Graves was one of the committee of the Society for the Diffusion of Useful Knowledge. In 1839 he was elected a member of the Royal Society, and he subsequently sat upon its council. He was also a member of the Philological Society and of the Royal Society of Literature. For many years he occupied himself in forming a collection of mathematical works of all ages and countries. This portion of his library he bequeathed to University College, London, in remembrance of his former connection as professor with that institution. From the preface to the catalogue of the library of University College the following extract is taken as showing the extent and value of this bequest: ‘The Graves Library is a most valuable collection of more than ten thousand books and about half as many pamphlets. … Perhaps no private scholar has ever formed a mathematical library so nearly complete. Many of the books are very rare, some probably unique, and about one half of the whole collection is in handsome bindings.’ In 1846 Graves was appointed an assistant poor-law commissioner, and in the next year, under the new Poor Law Act, one of the poor-law inspectors of England and Wales.

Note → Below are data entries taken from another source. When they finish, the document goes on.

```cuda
__device__ __forceinline__ void d2d_publish_hits(uint32_t hm, const uint16_t *cull, uint32_t *hitw) {
    while (hm) {
        const int q = __ffs(hm) - 1;
        hm &= hm - 1u;
        const int k = cull[q];
        atomicOr(&hitw[k >> 5], 1u << (k & 31));
    }
}

__device__ __forceinline__ void d2d_phase_rays(const DevP &P, const BlockCtx &c, int env0, int E, int tid, int T) {
    const int R = P.n_rays, NP = P.NP;
    for (int w = tid; w < E * R; w += T) {
        const int i = w / R, ray = w - i * R;
        const EnvS &s = c.S[i];
        if (!s.valid) continue;
        RayOut o;
        o.bel_s = c.belief + (size_t)i * D2D_BELIEF_STRIDE;
        o.e = env0 + i; o.patch = 0; o.wi = 0; o.wj = 0; o.border_ok = 0; o.chg = nullptr; o.nchg = nullptr; o.defer_mirror = 0;
        const double a = d2d_ray_angle(P, s.yaw, ray);
        const uint32_t hm = d2d_cast_ray(P, s, a, d2d_tan(a), o, c.gt + (size_t)i * D2D_GRID, c.sx + i * NP, c.sy + i * NP,
                                         c.sr2 + i * NP, c.cull + i * NP, c.hitw + i * P.HW);
        d2d_publish_hits(hm, c.cull + i * NP, c.hitw + i * P.HW);
    }
}

__device__ __forceinline__ int d2d_border_intact(const uint64_t *gt, int lane) {
    const uint64_t FULL = (1ull << D2D_GRID) - 1ull, EDGE = 1ull | (1ull << (D2D_GRID - 1));
    bool ok = true;
#pragma unroll
    for (int r = lane; r < D2D_GRID; r += 32) {
        const uint64_t need = (r == 0 || r == D2D_GRID - 1) ? FULL : EDGE;
        ok = ok && ((gt[r] & need) == need);
    }
    return __all_sync(0xffffffffu, ok) ? 1 : 0;
}

template <bool ILP2, bool SMALL = false>
__device__ __forceinline__ uint32_t d2d_phase_rays_warp(const DevP &P, const BlockCtx &c, const RayOut &o, int lane) {
    static_assert(!(ILP2 && SMALL), "the small-crowd form casts one ray per lane per pass");
    const EnvS &s = c.S[0];
    const int R = P.n_rays;
    uint32_t hm = 0u;
    if (ILP2) {
        for (int r0 = lane; r0 < R; r0 += 64) {
            const int r1 = r0 + 32;
            const double a0 = d2d_ray_angle(P, s.yaw, r0), a1 = d2d_ray_angle(P, s.yaw, r1);
            const double t0 = d2d_tan(a0), t1 = d2d_tan(a1);
            hm |= d2d_cast_ray(P, s, a0, t0, o, c.gt, c.sx, c.sy, c.sr2, c.cull, c.hitw);
            if (r1 < R) hm |= d2d_cast_ray(P, s, a1, t1, o, c.gt, c.sx, c.sy, c.sr2, c.cull, c.hitw);
        }
    } else {
        const bool safe = o.border_ok && (unsigned)s.ix < (unsigned)D2D_GRID && (unsigned)s.iy < (unsigned)D2D_GRID;
#pragma unroll 1
        for (int ray = lane; ray < R; ray += 32) {
            const double a = d2d_ray_angle(P, s.yaw, ray);
            const double tn = d2d_tan(a);
            if (safe) hm |= d2d_cast_ray<true, SMALL>(P, s, a, tn, o, c.gt, c.sx, c.sy, c.sr2, c.cull, c.hitw);
            else hm |= d2d_cast_ray<false, SMALL>(P, s, a, tn, o, c.gt, c.sx, c.sy, c.sr2, c.cull, c.hitw);
        }
    }
    hm = __reduce_or_sync(0xffffffffu, hm);
    if (SMALL) return __reduce_or_sync(0xffffffffu, ((hm >> lane) & 1u) ? 1u << c.cull[lane] : 0u);
    if ((hm >> lane) & 1u) {
        const int k = c.cull[lane];
        atomicOr(&c.hitw[k >> 5], 1u << (k & 31));
    }
    return 0u;
}

struct D2DRng {
    uint32_t *key;
    int pos, has;
    double gauss;
};
__device__ __noinline__ void d2d_mt_regen(uint32_t *mt) {
    const uint32_t UP = 0x80000000u, LO = 0x7fffffffu, MA = 0x9908b0dfu;
    int kk;
    uint32_t y;
#pragma unroll 1
    for (kk = 0; kk < 624 - 397; kk++) { y = (mt[kk] & UP) | (mt[kk + 1] & LO); mt[kk] = mt[kk + 397] ^ (y >> 1) ^ ((y & 1u) ? MA : 0u); }
#pragma unroll 1
    for (; kk < 623; kk++) { y = (mt[kk] & UP) | (mt[kk + 1] & LO); mt[kk] = mt[kk + (397 - 624)] ^ (y >> 1) ^ ((y & 1u) ? MA : 0u); }
    y = (mt[623] & UP) | (mt[0] & LO); mt[623] = mt[396] ^ (y >> 1) ^ ((y & 1u) ? MA : 0u);
}
__device__ __forceinline__ uint32_t d2d_mt_next32(D2DRng &r) {
    if (r.pos == 624) { d2d_mt_regen(r.key); r.pos = 0; }
    uint32_t y = r.key[r.pos++];
    y ^= (y >> 11); y ^= (y << 7) & 0x9d2c5680u; y ^= (y << 15) & 0xefc60000u; y ^= (y >> 18);
    return y;
}
__device__ __forceinline__ double d2d_mt_next_double(D2DRng &r) {
    const int a = (int)(d2d_mt_next32(r) >> 5), b = (int)(d2d_mt_next32(r) >> 6);
    return ((double)a * 67108864.0 + (double)b) / 9007199254740992.0;
}
__device__ __noinline__ double d2d_legacy_gauss(D2DRng &r) {
    if (r.has) { const double t = r.gauss; r.has = 0; r.gauss = 0.0; return t; }
    double f, x1, x2, r2;
    do {
        x1 = 2.0 * d2d_mt_next_double(r) - 1.0;
        x2 = 2.0 * d2d_mt_next_double(r) - 1.0;
        r2 = x1 * x1 + x2 * x2;
    } while (r2 >= 1.0 || r2 == 0.0);
// ... 584 lines not shown
        }
        if (lane == 0) atomicAdd(&P.stats[D2D_STAT_MIRROR_BYTES], (unsigned long long)n_changed);
    }
    if (s.done_now) d2d_count_explored_warp(P, c.belief, lane);
    D2D_PROF(3);
}


__device__ __forceinline__ bool d2d_agents_lane(const DevP &P, const BlockCtx &c, EnvS &s, size_t g, int lane, double2 &pos,
                                                double2 &pref, double r) {
    bool in = false, hit = false;
    if (lane < P.N) {
        d2d_cvm_agent_step(pos.x, pos.y, pref.x, pref.y, r, P.dt, P.scale, P.map_w, P.map_h);
        P.apos[g] = pos;
        P.apref[g] = pref;
        c.sx[lane] = pos.x; c.sy[lane] = pos.y; c.sr2[lane] = r * r;
        const double ddx = pos.x - s.px, ddy = pos.y - s.py;
        const double reach = r + P.cull_reach;
        in = ddx * ddx + ddy * ddy <= reach * reach;
        hit = d2d_norm2_lt(ddx, ddy, r + P.drone_r);
    }
    const uint32_t b = __ballot_sync(0xffffffffu, in);
    if (in) c.cull[__popc(b & ((1u << lane) - 1u))] = (uint16_t)lane;
    if (lane == 0) s.ncull = __popc(b);
    return __any_sync(0xffffffffu, hit);
}

__device__ __forceinline__ void d2d_trackers_lane(const DevP &P, const BlockCtx &c, EnvS &s, size_t g, int lane, uint32_t hmask,
                                                  uint8_t pf_act) {
    if (lane >= P.N) return;
    const bool hit = (hmask >> lane) & 1u;
    P.hit[g] = hit ? 1 : 0;
    if (P.trackers) {
        const bool was_active = !s.reset && pf_act != 0;
        if (hit && !was_active) atomicAdd(&s.newly, 1);
        if (was_active || hit || s.reset) {
            const bool noisy = P.var_cam != 0.0;
            d2d_tracker_update(P, s, g, hit, noisy ? c.mx[lane] : c.sx[lane], noisy ? c.my[lane] : c.sy[lane], was_active);
        }
    }
}

__device__ __forceinline__ void d2d_leader_nomove(const DevP &P, EnvS &s, const uint64_t *gt, int e, double action, bool coll,
                                                  int &inv) {
    const int shit = inv & 1;
    bool goal = (inv & 2) != 0;
    s.tgx = -1.0; s.tgy = -1.0;
    if (s.nseg * P.n_way - s.cursor > 0) {
        d2d_leader_finish(P, s, gt, e, 0.0, true, false);
        s.ix = d2d_cell(s.px, P.scale, P.inv_scale); s.iy = d2d_cell(s.py, P.scale, P.inv_scale);
        goal = d2d_norm2_le(s.px - s.tgx, s.py - s.tgy, 10.0);
        int sh = 0;
        for (int q = 0; q < 5; q++) sh |= d2d_static_probe(P, gt, s.px, s.py, q);
        inv = sh | (goal ? 2 : 0);
    } else {
        s.sm = SM_EXECUTING; s.fail = 0;
    }
    s.yaw = d2d_pymod(s.yaw + (action * P.max_yaw_speed) * P.dt, 360.0);
    const int col = shit ? 1 : (coll ? 2 : 0);
    int frz = 0;
    if (col == 0) {
        if (goal) s.sm = SM_GOAL_REACHED;
        frz = ((double)s.steps >= P.max_steps) ? 1 : 0;
    }
    const int done = (col != 0 || frz || (s.sm == SM_GOAL_REACHED && s.tcur >= P.n_targets)) ? 1 : 0;
    s.bufc += s.arch_cnt; s.bufts += s.arch_ts; s.tracked += s.newly;
    if (done) { s.bufc += s.act_cnt; s.bufts += s.act_ts; }
    s.done_now = done;
    P.collision[e] = (uint8_t)col; P.dead_lock[e] = 0; P.freezing[e] = (uint8_t)frz; P.done[e] = (uint8_t)done;
    P.yaw_obs[e] = (float)s.yaw;
    if (P.yaw_mirror) P.yaw_mirror[e] = (float)s.yaw;
    if (P.done_mirror) P.done_mirror[e] = (uint8_t)done;
    if (done) {
        atomicAdd(&P.stats[D2D_STAT_EPISODES], 1ull);
        if (s.sm == SM_GOAL_REACHED) atomicAdd(&P.stats[D2D_STAT_SUCCESS], 1ull);
        if (col == 1) atomicAdd(&P.stats[D2D_STAT_STATIC_COLLISION], 1ull);
        if (col == 2) atomicAdd(&P.stats[D2D_STAT_DYNAMIC_COLLISION], 1ull);
        if (frz) atomicAdd(&P.stats[D2D_STAT_FREEZING], 1ull);
        atomicAdd(&P.stats[D2D_STAT_FLIGHT_STEPS], (unsigned long long)s.steps);
        atomicAdd(&P.stats[D2D_STAT_AGENTS_TRACKED], (unsigned long long)s.bufc);
        atomicAdd(&P.stats[D2D_STAT_TRACKED_STEPS], (unsigned long long)s.bufts);
    }
}

#define D2D_GATE_STAMP_SLOT(B) ((size_t)(B))
#define D2D_SMALL_N 32

template <int WPB, int MINB, bool SYNC, bool GATED, bool SMALL = false>
__global__ void __launch_bounds__(WPB * 32, MINB) d2d_rollout_warp_kernel(const DevP P, const double *__restrict__ actions,
                                                                          int K, long long action_stride, int sync_every,
                                                                          unsigned int t_first) {
    static_assert(!(SMALL && GATED), "the small-crowd form serves d2d_rollout only");
    extern __shared__ __align__(128) unsigned char smem[];
    const int lane = threadIdx.x & 31, wid = threadIdx.x >> 5;
    const int e = blockIdx.x * WPB + wid;
    if (GATED) {
        if (threadIdx.x == 0) *(int *)(smem + (size_t)WPB * d2d_warp_slice_bytes(P.NP, P.HW, D2D_FUSED_WARP_EXTRA)) = 0;
        __syncthreads();
    }
    if (GATED && P.gate_src && blockIdx.x == gridDim.x - 1) {
        unsigned long long &cst = *(unsigned long long *)(smem + (size_t)WPB * d2d_warp_slice_bytes(P.NP, P.HW, D2D_FUSED_WARP_EXTRA) + 128);
        const volatile unsigned long long *hs = (const volatile unsigned long long *)P.gate_stamp_host;
        for (unsigned int t = 0;; t++) {
            if (threadIdx.x == 0) {
                const unsigned long long want = (unsigned long long)(t_first + t);
                const long long t0 = clock64();
                unsigned long long st;
                while ((((st = *hs) >> 1) & 0xffffffffull) != want) {
                    if (clock64() - t0 > 4000000000ll) { *P.gate_fault = 1u; st = (want << 1) | (1ull << 62); break; }
                }
                cst = st;
            }
            __syncthreads();
            const unsigned long long st = cst;
            const bool zero = (st >> 62) & 1ull;
#pragma unroll 1
            for (int i0 = threadIdx.x; i0 < P.B; i0 += 8 * (int)blockDim.x) {
                unsigned long long v[8];
#pragma unroll
                for (int k = 0; k < 8; k++) {
                    const int i = i0 + k * (int)blockDim.x;
                    v[k] = (i < P.B && !zero) ? __ldcv(P.gate_src + i) : 0ull;
                }
#pragma unroll
                for (int k = 0; k < 8; k++) {
                    const int i = i0 + k * (int)blockDim.x;
                    if (i < P.B) P.gate[i] = v[k];
                }
            }
            __syncthreads();
            if (threadIdx.x == 0) {
                __threadfence();
                *(volatile unsigned long long *)(P.gate + D2D_GATE_STAMP_SLOT(P.B)) = st & 0x1ffffffffull;
            }
            if (!(st & 1ull)) return;
        }
    }
    if (e >= P.B) {
        if (SYNC) for (int t = 1; t < K; t++) if (t % sync_every == 0) __syncthreads();
        return;
    }
    unsigned char *slice = smem + (size_t)wid * d2d_warp_slice_bytes(SMALL ? D2D_SMALL_N : P.NP, SMALL ? 1 : P.HW,
                                                                     GATED ? D2D_FUSED_WARP_EXTRA : 0);
    const BlockCtx c = d2d_carve(slice, 1, SMALL ? D2D_SMALL_N : P.NP, SMALL ? 1 : P.HW);
    uint32_t *chg = (uint32_t *)(slice + d2d_step_smem_bytes(1, SMALL ? D2D_SMALL_N : P.NP, SMALL ? 1 : P.HW));
    int *nchg = (int *)(chg + D2D_CHG_CAP);
    unsigned char *blk = smem + (size_t)WPB * d2d_warp_slice_bytes(SMALL ? D2D_SMALL_N : P.NP, SMALL ? 1 : P.HW,
                                                                   GATED ? D2D_FUSED_WARP_EXTRA : 0);
    int *blk_cnt = (int *)blk;
    unsigned int *blk_yaw = (unsigned int *)(blk + 16);
    unsigned int *blk_done = (unsigned int *)(blk + 16 + WPB * 4);
    const int blk_envs = min(WPB, P.B - (int)blockIdx.x * WPB);
    EnvS &s = c.S[0];
    const size_t ga = (size_t)e * P.NP + lane;
    double2 pf_pos = double2{0.0, 0.0}, pf_pref = double2{0.0, 0.0};
    double pf_r = 0.0;
    uint8_t pf_act = 0;
    if (lane < P.N) {
        pf_pos = P.apos[ga]; pf_pref = P.apref[ga]; pf_r = P.arad[ga];
        if (P.trackers) pf_act = P.trk_active[ga];
    }
    double action = GATED ? 0.0 : actions[e];
    if (lane == 0) {
        if (GATED) *nchg = 0;
        d2d_mbar_init(c.mbar, 1);
        d2d_mbar_expect_tx(c.mbar, D2D_GT_ROW_BYTES + D2D_BELIEF_STRIDE);
        d2d_bulk_g2s(c.gt, P.gt_rows + (size_t)e * D2D_GRID, D2D_GT_ROW_BYTES, c.mbar);
        d2d_bulk_g2s(c.belief, P.belief + (size_t)e * D2D_BELIEF_STRIDE, D2D_BELIEF_STRIDE, c.mbar);
        c.misc[0] = 0;
    }
    d2d_load_env_warp(P, s, e, lane);
    if (lane == 0) c.misc[1] = s.reset;
    if (!SMALL) {
#pragma unroll 1
        for (int w = lane; w < P.HW; w += 32) c.hitw[w] = 0u;
    }
    __syncwarp();
    int border_ok = 0;
    const bool mirror = GATED && P.lm_mirror != nullptr;
    int inv = 0;
#pragma unroll 1
    for (int t = 0;;) {
        D2D_PROF(0);
        d2d_reset_prefetch(P, s, e, lane, pf_pos, pf_pref);
        d2d_reset_arrays(P, c, e, 1, lane, 32, t == 0 ? c.mbar : nullptr);
        bool coll = false;
        if (SMALL) coll = d2d_agents_lane(P, c, s, ga, lane, pf_pos, pf_pref, pf_r);
        else d2d_phase_agents<true, true>(P, c, e, 1, lane, 32, pf_pos, pf_pref, pf_r, &pf_pos, &pf_pref);
        if (t == 0 && pf_act && !s.reset) d2d_prefetch_tracker(P, ga);
        if (lane == 0) d2d_leader_begin(P, s);
        __syncwarp();
        if (SMALL) {
            if (t == 0) {
                d2d_mbar_wait(c.mbar, 0);
                border_ok = d2d_border_intact(c.gt, lane);
            }
            if (t == 0 || s.reset) {
                const double px = s.px, py = s.py;
                const int sh = __any_sync(0xffffffffu, lane < 5 ? d2d_static_probe(P, c.gt, px, py, lane) : 0);
                if (lane == 0) {
                    inv = sh | (d2d_norm2_le(px - -1.0, py - -1.0, 10.0) ? 2 : 0);
                    s.ix = d2d_cell(px, P.scale, P.inv_scale); s.iy = d2d_cell(py, P.scale, P.inv_scale);
                }
                __syncwarp();
            }
        }
        const bool refill = s.reset && s.obs_ix == s.ix && s.obs_iy == s.iy && (GATED || P.lm_mirror == nullptr);
        const bool patch = (!s.reset || refill) && s.obs_ix == s.ix && s.obs_iy == s.iy;
        if (refill) d2d_obs_clear_warp(P, e, lane, false);
        RayOut ro;
        ro.bel_s = c.belief; ro.e = e; ro.patch = patch ? 1 : 0;
        ro.wi = s.ix - 16; ro.wj = s.iy - 16;
        ro.chg = (mirror && patch && !refill) ? chg : nullptr; ro.nchg = nchg; ro.defer_mirror = GATED ? 1 : 0;
        if (!SMALL && t == 0) {
            d2d_mbar_wait(c.mbar, 0);
            border_ok = d2d_border_intact(c.gt, lane);
        }
        ro.border_ok = border_ok;
        D2D_PROF(1);
        const uint32_t hmask = d2d_phase_rays_warp<false, SMALL>(P, c, ro, lane);
        __syncwarp();
        D2D_PROF(2);
        if (P.var_cam != 0.0) {
            if (lane == 0) {
                if (SMALL) c.hitw[0] = hmask;
                d2d_measure_env(P, c, e);
            }
            __syncwarp();
        }
        if (SMALL) d2d_trackers_lane(P, c, s, ga, lane, hmask, pf_act);
        else d2d_phase_trackers<true>(P, c, e, 1, lane, 32, pf_act);
        const int shit = SMALL ? 0 : __any_sync(0xffffffffu, lane < 5 ? d2d_static_probe(P, c.gt, s.px, s.py, lane) : 0);
        __syncwarp();
        int more = (t + 1 < K) ? 1 : 0;
        bool rewrite = false;
        int n_changed = 0;
        if (GATED) {
            if (lane == 0) {
                s.tgx = -1.0; s.tgy = -1.0;
                d2d_leader_finish(P, s, c.gt, e, 0.0, true, false);
                d2d_leader_flags(P, s, c.gt, e, shit, false);
            }
            __syncwarp();
            n_changed = (mirror && !refill) ? *nchg : 0;
            rewrite = !patch || s.ix != s.obs_ix || s.iy != s.obs_iy || (mirror && n_changed > D2D_CHG_CAP);
            __syncwarp();
            if (rewrite && lane == 0) { s.obs_ix = s.ix; s.obs_iy = s.iy; }
            __syncwarp();
            if (rewrite) d2d_obs_env_warp(P, c.belief, s.ix, s.iy, e, lane, false);
            if (s.done_now) d2d_count_explored_warp(P, c.belief, lane);
            D2D_PROF(8);
            if (lane == 0) {
                volatile unsigned long long *slot = P.gate + e;
                volatile unsigned long long *stamp = P.gate + D2D_GATE_STAMP_SLOT(P.B);
                const unsigned long long want = (unsigned long long)(t_first + (unsigned int)t);
                const long long t0 = clock64();
                unsigned long long bits, st = 0ull;
// ... 106 lines not shown
```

He married in 1846 a daughter of William Tooke, F.R.S., and died without issue on 29 March 1870 at Cheltenham, soon after his resignation of his office.

[An obituary notice of Graves is prefixed to the Proceedings of the Royal Society, vol. xix., and the University College (London) Gazette, vol. i. No. 12, contains a memoir, which concludes with a sketch of his personal character. For additional particulars reference may be made to the Life of Sir William Rowan Hamilton, 3 vols. Dublin, 1882, 1885, 1888.]